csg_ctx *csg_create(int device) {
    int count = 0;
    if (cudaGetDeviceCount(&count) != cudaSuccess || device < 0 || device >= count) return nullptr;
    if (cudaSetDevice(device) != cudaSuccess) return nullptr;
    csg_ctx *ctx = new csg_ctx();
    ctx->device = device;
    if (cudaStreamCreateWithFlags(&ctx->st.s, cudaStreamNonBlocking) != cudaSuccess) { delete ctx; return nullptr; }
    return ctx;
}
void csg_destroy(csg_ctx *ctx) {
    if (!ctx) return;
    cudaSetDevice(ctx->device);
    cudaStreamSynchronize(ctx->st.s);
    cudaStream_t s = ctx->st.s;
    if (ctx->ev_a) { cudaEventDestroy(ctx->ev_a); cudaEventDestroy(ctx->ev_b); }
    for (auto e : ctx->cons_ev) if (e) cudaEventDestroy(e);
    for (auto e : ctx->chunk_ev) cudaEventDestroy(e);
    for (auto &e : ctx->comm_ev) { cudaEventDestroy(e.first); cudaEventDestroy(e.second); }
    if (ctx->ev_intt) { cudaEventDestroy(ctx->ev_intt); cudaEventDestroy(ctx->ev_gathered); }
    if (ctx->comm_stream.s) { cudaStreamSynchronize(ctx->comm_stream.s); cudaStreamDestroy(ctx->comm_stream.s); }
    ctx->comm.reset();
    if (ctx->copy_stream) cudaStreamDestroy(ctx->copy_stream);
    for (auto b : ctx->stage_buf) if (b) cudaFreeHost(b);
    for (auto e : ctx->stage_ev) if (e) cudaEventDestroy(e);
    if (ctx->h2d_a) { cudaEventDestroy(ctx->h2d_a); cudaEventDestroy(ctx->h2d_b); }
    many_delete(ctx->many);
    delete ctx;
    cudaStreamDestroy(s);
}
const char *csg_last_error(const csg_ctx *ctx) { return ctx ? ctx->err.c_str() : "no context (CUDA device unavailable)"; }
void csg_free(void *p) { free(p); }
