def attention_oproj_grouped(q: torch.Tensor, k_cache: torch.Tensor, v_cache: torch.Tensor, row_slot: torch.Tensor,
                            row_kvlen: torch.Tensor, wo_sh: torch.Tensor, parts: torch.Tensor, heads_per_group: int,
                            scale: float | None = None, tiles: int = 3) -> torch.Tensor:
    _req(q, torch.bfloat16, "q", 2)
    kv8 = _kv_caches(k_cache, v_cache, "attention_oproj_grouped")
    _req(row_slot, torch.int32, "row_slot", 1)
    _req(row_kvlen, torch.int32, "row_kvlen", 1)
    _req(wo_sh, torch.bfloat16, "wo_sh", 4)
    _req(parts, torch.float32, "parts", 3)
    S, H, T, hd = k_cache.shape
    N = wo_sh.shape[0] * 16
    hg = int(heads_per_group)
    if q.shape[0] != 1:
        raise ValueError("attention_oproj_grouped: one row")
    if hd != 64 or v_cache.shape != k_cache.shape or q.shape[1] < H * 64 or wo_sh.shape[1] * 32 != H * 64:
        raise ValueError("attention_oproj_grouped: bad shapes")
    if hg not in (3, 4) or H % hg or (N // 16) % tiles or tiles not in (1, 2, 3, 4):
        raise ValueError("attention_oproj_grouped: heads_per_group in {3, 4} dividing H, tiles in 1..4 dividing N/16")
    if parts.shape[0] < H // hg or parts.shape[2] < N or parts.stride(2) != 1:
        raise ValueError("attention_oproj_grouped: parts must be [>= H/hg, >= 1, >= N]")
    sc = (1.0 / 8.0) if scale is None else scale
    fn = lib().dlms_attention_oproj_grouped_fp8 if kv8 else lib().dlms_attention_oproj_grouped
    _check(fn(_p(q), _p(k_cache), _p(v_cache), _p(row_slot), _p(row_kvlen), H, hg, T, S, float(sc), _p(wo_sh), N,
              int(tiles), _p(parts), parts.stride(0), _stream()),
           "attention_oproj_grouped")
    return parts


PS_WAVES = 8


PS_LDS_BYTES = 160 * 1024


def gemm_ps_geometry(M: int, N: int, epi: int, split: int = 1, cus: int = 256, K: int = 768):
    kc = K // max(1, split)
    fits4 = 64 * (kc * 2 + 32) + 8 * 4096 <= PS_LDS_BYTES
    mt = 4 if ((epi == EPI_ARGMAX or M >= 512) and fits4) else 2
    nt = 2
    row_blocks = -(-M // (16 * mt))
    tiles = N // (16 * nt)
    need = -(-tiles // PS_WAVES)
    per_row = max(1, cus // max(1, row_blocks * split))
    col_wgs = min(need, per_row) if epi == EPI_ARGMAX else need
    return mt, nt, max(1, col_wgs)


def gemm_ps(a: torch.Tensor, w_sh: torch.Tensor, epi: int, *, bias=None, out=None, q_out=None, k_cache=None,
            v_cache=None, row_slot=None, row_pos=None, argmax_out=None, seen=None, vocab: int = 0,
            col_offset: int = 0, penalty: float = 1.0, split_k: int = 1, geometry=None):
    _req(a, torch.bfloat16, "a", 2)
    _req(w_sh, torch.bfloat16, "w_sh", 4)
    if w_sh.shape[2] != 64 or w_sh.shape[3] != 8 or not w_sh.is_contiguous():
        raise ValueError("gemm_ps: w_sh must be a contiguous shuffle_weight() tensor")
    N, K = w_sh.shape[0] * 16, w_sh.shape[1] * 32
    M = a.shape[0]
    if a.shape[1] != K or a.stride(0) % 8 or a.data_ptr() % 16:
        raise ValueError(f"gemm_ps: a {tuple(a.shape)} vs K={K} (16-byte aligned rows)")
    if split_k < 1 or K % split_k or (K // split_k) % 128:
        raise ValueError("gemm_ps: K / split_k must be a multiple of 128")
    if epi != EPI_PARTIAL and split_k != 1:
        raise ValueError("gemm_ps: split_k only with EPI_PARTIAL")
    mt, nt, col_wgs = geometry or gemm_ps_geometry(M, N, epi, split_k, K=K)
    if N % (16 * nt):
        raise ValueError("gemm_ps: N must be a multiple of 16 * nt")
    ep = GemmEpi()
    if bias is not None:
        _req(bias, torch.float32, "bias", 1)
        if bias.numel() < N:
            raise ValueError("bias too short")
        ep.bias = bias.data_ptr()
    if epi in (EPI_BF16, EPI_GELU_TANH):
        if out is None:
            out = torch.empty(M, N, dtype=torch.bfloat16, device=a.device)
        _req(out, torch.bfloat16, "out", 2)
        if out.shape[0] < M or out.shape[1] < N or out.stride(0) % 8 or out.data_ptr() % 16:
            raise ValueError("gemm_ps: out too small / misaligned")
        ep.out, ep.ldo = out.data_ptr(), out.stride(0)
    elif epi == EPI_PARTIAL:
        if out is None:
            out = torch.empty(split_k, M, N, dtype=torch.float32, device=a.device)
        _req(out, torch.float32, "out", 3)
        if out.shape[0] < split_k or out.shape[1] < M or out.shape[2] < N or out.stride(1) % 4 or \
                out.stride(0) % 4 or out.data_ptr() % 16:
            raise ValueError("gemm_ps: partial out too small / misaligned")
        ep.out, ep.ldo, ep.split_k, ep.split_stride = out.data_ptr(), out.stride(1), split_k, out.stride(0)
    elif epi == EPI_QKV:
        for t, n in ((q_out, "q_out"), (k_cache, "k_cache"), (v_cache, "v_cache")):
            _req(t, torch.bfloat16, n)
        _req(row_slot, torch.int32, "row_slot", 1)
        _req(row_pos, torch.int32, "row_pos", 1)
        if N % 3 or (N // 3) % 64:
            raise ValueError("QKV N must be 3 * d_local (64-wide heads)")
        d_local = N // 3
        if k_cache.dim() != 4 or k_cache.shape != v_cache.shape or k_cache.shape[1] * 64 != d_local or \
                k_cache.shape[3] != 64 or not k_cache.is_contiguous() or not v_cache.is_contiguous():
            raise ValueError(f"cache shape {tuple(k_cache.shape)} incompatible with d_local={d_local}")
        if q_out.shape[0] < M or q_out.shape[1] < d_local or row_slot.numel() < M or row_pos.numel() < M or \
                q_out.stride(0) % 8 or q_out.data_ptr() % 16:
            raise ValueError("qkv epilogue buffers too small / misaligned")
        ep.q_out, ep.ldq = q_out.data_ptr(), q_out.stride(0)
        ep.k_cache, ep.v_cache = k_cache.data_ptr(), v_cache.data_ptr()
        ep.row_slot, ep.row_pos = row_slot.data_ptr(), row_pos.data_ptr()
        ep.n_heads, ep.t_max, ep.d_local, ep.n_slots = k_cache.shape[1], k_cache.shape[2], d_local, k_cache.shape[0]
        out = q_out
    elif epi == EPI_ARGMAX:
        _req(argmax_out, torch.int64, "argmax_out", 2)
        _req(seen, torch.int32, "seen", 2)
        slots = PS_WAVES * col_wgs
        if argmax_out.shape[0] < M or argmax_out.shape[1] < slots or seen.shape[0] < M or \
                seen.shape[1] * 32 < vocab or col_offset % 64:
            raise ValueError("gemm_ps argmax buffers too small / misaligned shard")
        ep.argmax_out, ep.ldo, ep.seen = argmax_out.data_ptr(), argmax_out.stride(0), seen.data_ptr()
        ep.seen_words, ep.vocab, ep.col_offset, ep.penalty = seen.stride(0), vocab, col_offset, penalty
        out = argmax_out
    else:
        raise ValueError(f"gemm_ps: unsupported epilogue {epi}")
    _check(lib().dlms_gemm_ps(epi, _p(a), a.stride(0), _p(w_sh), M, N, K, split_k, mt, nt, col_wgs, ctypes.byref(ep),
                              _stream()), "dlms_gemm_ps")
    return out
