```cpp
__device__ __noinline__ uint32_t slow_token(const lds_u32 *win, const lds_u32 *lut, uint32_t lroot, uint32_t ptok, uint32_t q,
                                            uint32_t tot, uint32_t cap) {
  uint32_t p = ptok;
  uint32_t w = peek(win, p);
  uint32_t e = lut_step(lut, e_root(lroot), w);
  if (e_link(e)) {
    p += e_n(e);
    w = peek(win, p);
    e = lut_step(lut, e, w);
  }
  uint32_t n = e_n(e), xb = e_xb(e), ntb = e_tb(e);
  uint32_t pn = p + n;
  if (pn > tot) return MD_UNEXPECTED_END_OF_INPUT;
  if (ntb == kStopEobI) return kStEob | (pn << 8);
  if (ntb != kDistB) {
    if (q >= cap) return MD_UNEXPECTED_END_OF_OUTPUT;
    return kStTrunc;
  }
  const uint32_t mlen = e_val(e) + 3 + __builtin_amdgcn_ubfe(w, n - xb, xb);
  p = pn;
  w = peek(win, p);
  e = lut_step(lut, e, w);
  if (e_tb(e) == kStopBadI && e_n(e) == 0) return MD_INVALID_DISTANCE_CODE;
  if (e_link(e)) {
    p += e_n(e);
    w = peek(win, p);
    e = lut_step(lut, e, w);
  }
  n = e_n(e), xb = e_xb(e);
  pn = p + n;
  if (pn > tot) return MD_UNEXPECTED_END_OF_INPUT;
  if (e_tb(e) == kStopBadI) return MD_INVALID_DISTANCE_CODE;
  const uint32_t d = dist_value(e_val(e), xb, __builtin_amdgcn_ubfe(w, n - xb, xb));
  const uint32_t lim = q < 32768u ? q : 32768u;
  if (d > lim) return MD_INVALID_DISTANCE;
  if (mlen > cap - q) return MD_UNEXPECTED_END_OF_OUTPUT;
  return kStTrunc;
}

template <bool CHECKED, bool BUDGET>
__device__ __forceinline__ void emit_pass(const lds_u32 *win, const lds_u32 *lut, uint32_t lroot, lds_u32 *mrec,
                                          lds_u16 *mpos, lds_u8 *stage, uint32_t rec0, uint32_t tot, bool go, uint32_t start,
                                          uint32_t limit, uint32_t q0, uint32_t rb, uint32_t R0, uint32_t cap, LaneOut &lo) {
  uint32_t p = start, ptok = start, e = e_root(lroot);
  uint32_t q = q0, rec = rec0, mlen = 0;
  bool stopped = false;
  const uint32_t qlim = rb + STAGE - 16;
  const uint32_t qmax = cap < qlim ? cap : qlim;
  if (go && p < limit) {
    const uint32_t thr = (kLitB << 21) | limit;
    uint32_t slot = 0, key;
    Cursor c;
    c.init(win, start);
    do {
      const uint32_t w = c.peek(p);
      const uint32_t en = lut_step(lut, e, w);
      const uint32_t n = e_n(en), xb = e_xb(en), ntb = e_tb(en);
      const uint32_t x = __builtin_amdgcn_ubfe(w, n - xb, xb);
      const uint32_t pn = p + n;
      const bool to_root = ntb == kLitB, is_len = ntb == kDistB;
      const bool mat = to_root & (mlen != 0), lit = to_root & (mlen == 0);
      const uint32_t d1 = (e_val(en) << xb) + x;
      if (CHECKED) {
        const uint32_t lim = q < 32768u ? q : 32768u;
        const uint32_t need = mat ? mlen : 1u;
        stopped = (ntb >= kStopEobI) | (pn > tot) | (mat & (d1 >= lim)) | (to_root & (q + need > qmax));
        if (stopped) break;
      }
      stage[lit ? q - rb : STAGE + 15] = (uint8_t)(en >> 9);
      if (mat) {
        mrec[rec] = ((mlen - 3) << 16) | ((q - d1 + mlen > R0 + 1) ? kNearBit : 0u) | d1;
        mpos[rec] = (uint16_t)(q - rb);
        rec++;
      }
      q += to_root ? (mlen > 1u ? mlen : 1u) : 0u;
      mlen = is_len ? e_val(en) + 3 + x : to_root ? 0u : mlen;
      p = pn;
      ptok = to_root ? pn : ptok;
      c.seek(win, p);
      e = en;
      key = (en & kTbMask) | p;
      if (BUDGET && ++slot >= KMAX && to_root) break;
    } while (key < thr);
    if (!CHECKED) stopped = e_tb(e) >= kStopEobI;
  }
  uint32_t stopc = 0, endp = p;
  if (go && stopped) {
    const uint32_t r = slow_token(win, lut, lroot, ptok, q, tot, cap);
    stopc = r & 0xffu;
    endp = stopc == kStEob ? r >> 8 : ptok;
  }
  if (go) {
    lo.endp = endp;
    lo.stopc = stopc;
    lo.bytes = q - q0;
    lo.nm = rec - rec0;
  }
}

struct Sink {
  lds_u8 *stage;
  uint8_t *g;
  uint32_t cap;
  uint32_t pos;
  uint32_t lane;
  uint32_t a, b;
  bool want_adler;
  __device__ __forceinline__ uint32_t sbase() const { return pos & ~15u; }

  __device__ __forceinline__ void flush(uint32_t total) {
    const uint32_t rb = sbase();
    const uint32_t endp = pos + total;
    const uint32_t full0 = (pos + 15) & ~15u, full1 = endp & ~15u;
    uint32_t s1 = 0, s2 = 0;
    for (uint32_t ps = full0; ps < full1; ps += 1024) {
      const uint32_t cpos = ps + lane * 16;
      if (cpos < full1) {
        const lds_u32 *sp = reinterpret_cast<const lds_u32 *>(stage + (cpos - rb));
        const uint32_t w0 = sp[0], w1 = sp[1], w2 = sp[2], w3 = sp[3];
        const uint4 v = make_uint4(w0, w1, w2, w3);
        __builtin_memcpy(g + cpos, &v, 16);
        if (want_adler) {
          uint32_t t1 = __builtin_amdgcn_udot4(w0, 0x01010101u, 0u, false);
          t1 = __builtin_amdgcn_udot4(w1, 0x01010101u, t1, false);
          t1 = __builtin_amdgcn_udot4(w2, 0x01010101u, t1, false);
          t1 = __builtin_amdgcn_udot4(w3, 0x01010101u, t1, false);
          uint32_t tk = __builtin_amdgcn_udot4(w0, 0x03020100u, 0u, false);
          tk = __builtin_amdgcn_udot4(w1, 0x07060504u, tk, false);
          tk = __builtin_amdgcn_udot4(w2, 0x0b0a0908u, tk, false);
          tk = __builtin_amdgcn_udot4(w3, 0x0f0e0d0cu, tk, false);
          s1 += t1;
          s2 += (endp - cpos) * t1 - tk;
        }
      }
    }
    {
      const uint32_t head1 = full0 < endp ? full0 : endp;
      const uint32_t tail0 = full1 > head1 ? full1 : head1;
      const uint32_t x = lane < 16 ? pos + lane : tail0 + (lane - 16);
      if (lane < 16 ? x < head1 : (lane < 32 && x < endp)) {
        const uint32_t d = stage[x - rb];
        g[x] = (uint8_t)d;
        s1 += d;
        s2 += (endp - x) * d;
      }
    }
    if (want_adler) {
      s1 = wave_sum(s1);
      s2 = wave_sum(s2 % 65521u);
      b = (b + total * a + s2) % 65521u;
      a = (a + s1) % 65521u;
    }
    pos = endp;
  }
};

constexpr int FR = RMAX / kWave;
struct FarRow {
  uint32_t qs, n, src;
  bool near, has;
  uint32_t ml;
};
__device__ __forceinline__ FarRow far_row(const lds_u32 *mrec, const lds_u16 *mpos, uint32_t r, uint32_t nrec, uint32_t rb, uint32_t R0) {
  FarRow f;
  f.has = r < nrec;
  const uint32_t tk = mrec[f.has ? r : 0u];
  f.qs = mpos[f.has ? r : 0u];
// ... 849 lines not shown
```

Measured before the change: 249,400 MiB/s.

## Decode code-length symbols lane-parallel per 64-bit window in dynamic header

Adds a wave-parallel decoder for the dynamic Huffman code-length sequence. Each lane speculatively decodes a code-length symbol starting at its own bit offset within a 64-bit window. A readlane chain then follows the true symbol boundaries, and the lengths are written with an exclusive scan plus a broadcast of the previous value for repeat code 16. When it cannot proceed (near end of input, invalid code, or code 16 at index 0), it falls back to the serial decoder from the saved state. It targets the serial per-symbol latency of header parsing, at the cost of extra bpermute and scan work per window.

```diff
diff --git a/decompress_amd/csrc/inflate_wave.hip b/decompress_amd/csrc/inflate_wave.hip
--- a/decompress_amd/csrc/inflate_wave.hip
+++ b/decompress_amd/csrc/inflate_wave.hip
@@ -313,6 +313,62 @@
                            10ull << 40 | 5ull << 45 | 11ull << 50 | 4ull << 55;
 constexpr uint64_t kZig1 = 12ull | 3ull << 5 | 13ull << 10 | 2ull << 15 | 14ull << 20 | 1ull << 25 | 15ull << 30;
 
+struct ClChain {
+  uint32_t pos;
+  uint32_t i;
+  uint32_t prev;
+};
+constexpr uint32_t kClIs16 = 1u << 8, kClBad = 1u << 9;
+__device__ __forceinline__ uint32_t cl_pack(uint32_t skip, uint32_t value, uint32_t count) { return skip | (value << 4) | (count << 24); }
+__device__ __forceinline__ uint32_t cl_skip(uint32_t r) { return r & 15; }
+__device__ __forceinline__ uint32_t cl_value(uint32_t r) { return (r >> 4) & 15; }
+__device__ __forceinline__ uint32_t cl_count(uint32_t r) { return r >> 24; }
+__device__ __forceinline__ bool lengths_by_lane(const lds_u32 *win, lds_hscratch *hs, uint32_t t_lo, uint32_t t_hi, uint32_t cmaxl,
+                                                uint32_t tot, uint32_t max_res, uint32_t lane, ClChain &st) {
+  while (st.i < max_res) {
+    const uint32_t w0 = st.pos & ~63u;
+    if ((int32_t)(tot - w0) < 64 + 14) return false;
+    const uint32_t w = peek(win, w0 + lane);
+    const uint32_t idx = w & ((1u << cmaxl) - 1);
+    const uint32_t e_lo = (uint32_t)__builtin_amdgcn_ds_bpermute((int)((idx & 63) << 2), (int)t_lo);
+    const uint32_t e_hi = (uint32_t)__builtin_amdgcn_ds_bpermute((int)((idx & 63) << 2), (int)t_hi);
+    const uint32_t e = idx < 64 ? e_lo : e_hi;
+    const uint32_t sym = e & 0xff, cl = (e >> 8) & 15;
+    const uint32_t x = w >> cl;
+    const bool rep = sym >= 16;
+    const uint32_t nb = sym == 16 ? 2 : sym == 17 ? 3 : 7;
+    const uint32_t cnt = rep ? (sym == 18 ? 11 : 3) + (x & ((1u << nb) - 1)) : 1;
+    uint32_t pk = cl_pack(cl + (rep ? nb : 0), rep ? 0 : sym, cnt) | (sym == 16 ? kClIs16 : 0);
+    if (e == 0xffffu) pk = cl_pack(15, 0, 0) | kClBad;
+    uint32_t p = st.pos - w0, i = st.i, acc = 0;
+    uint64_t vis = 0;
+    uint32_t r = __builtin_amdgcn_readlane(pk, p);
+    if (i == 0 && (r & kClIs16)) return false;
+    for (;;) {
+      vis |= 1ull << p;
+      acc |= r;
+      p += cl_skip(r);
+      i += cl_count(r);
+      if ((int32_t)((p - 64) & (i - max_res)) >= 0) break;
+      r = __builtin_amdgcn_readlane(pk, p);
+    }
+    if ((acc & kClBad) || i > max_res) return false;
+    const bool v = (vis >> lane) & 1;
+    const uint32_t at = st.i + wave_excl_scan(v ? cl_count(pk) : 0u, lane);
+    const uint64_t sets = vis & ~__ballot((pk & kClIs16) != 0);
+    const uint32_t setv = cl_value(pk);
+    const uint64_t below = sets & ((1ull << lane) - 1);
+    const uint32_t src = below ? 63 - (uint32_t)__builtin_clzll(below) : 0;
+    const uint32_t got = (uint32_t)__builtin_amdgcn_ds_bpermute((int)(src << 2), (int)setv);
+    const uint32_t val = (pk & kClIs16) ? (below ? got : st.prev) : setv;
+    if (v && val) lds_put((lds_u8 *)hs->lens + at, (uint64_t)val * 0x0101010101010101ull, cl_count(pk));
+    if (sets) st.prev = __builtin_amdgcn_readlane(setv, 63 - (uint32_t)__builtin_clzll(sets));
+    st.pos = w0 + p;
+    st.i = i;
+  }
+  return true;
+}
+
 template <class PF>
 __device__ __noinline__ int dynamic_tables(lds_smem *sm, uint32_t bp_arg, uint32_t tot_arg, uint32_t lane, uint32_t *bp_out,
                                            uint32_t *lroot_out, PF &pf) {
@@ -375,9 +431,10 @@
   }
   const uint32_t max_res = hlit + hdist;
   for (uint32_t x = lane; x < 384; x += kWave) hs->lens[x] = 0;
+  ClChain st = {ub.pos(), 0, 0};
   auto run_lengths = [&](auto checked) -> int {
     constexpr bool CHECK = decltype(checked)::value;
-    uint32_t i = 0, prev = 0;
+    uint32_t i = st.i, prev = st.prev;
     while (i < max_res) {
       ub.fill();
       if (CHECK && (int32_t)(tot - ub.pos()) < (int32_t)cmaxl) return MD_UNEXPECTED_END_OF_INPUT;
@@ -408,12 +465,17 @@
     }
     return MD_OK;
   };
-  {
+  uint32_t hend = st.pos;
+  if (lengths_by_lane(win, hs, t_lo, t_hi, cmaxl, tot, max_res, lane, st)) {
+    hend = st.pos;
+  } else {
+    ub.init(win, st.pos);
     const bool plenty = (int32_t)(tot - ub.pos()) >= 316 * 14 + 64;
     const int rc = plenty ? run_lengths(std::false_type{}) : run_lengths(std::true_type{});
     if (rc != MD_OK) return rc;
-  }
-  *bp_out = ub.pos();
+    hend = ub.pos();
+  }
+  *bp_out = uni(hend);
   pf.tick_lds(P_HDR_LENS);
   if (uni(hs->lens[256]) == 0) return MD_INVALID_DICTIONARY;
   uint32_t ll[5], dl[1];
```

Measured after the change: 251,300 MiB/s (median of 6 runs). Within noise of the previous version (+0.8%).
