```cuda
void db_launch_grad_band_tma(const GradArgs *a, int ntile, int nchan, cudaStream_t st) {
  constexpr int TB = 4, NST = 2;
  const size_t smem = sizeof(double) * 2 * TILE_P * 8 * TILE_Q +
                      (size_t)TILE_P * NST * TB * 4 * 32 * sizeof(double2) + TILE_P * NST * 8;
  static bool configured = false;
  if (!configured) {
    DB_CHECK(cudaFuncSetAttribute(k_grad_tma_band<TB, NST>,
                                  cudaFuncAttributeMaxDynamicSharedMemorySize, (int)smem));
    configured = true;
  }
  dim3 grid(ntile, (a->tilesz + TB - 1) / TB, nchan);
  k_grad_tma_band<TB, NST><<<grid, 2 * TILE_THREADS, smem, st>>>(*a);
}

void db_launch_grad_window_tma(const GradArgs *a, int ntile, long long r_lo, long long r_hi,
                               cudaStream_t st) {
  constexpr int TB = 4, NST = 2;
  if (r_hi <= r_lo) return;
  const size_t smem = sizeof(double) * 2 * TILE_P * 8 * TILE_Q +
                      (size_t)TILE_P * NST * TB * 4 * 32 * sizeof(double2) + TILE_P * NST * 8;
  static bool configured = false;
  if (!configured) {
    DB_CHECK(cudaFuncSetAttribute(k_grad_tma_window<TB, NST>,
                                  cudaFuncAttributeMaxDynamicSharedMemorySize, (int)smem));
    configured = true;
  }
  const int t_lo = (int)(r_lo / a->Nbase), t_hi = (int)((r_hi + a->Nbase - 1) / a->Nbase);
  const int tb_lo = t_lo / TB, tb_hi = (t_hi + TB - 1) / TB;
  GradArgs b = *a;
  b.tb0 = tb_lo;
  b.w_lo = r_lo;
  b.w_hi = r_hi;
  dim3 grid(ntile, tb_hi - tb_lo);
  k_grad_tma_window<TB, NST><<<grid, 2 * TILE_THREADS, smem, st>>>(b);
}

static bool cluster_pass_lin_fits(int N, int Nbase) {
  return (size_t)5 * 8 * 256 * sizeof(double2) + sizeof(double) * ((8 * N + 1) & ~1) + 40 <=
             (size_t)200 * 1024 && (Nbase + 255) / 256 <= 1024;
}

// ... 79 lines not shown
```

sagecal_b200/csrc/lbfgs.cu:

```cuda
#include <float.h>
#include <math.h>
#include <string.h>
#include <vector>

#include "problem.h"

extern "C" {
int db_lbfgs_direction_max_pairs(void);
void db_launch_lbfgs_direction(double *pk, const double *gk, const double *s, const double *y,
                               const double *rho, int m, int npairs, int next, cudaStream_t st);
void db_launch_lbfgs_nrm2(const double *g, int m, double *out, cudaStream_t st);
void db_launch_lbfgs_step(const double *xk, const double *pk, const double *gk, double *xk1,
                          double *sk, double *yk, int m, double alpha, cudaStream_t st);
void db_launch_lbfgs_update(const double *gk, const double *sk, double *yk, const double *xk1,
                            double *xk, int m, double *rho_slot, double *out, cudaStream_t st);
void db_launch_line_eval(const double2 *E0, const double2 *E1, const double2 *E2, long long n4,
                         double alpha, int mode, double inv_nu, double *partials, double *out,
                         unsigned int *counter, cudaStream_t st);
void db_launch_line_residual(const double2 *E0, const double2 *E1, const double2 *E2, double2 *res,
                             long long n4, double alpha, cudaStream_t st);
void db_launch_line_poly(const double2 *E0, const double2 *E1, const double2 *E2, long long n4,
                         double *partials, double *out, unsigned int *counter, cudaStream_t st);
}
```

*Assignment*
Copy the lines of the data above exactly as written, beginning with the line containing "if (cudaGetDeviceCount(&count) != cudaSuccess" and ending with the line containing "if (!ctx) return;", and leave out all other lines.

*Final answer*
    if (cudaGetDeviceCount(&count) != cudaSuccess || device < 0 || device >= count) return nullptr;
    if (cudaSetDevice(device) != cudaSuccess) return nullptr;
    csg_ctx *ctx = new csg_ctx();
    ctx->device = device;
    if (cudaStreamCreateWithFlags(&ctx->st.s, cudaStreamNonBlocking) != cudaSuccess) { delete ctx; return nullptr; }
    return ctx;
}
void csg_destroy(csg_ctx *ctx) {
    if (!ctx) return;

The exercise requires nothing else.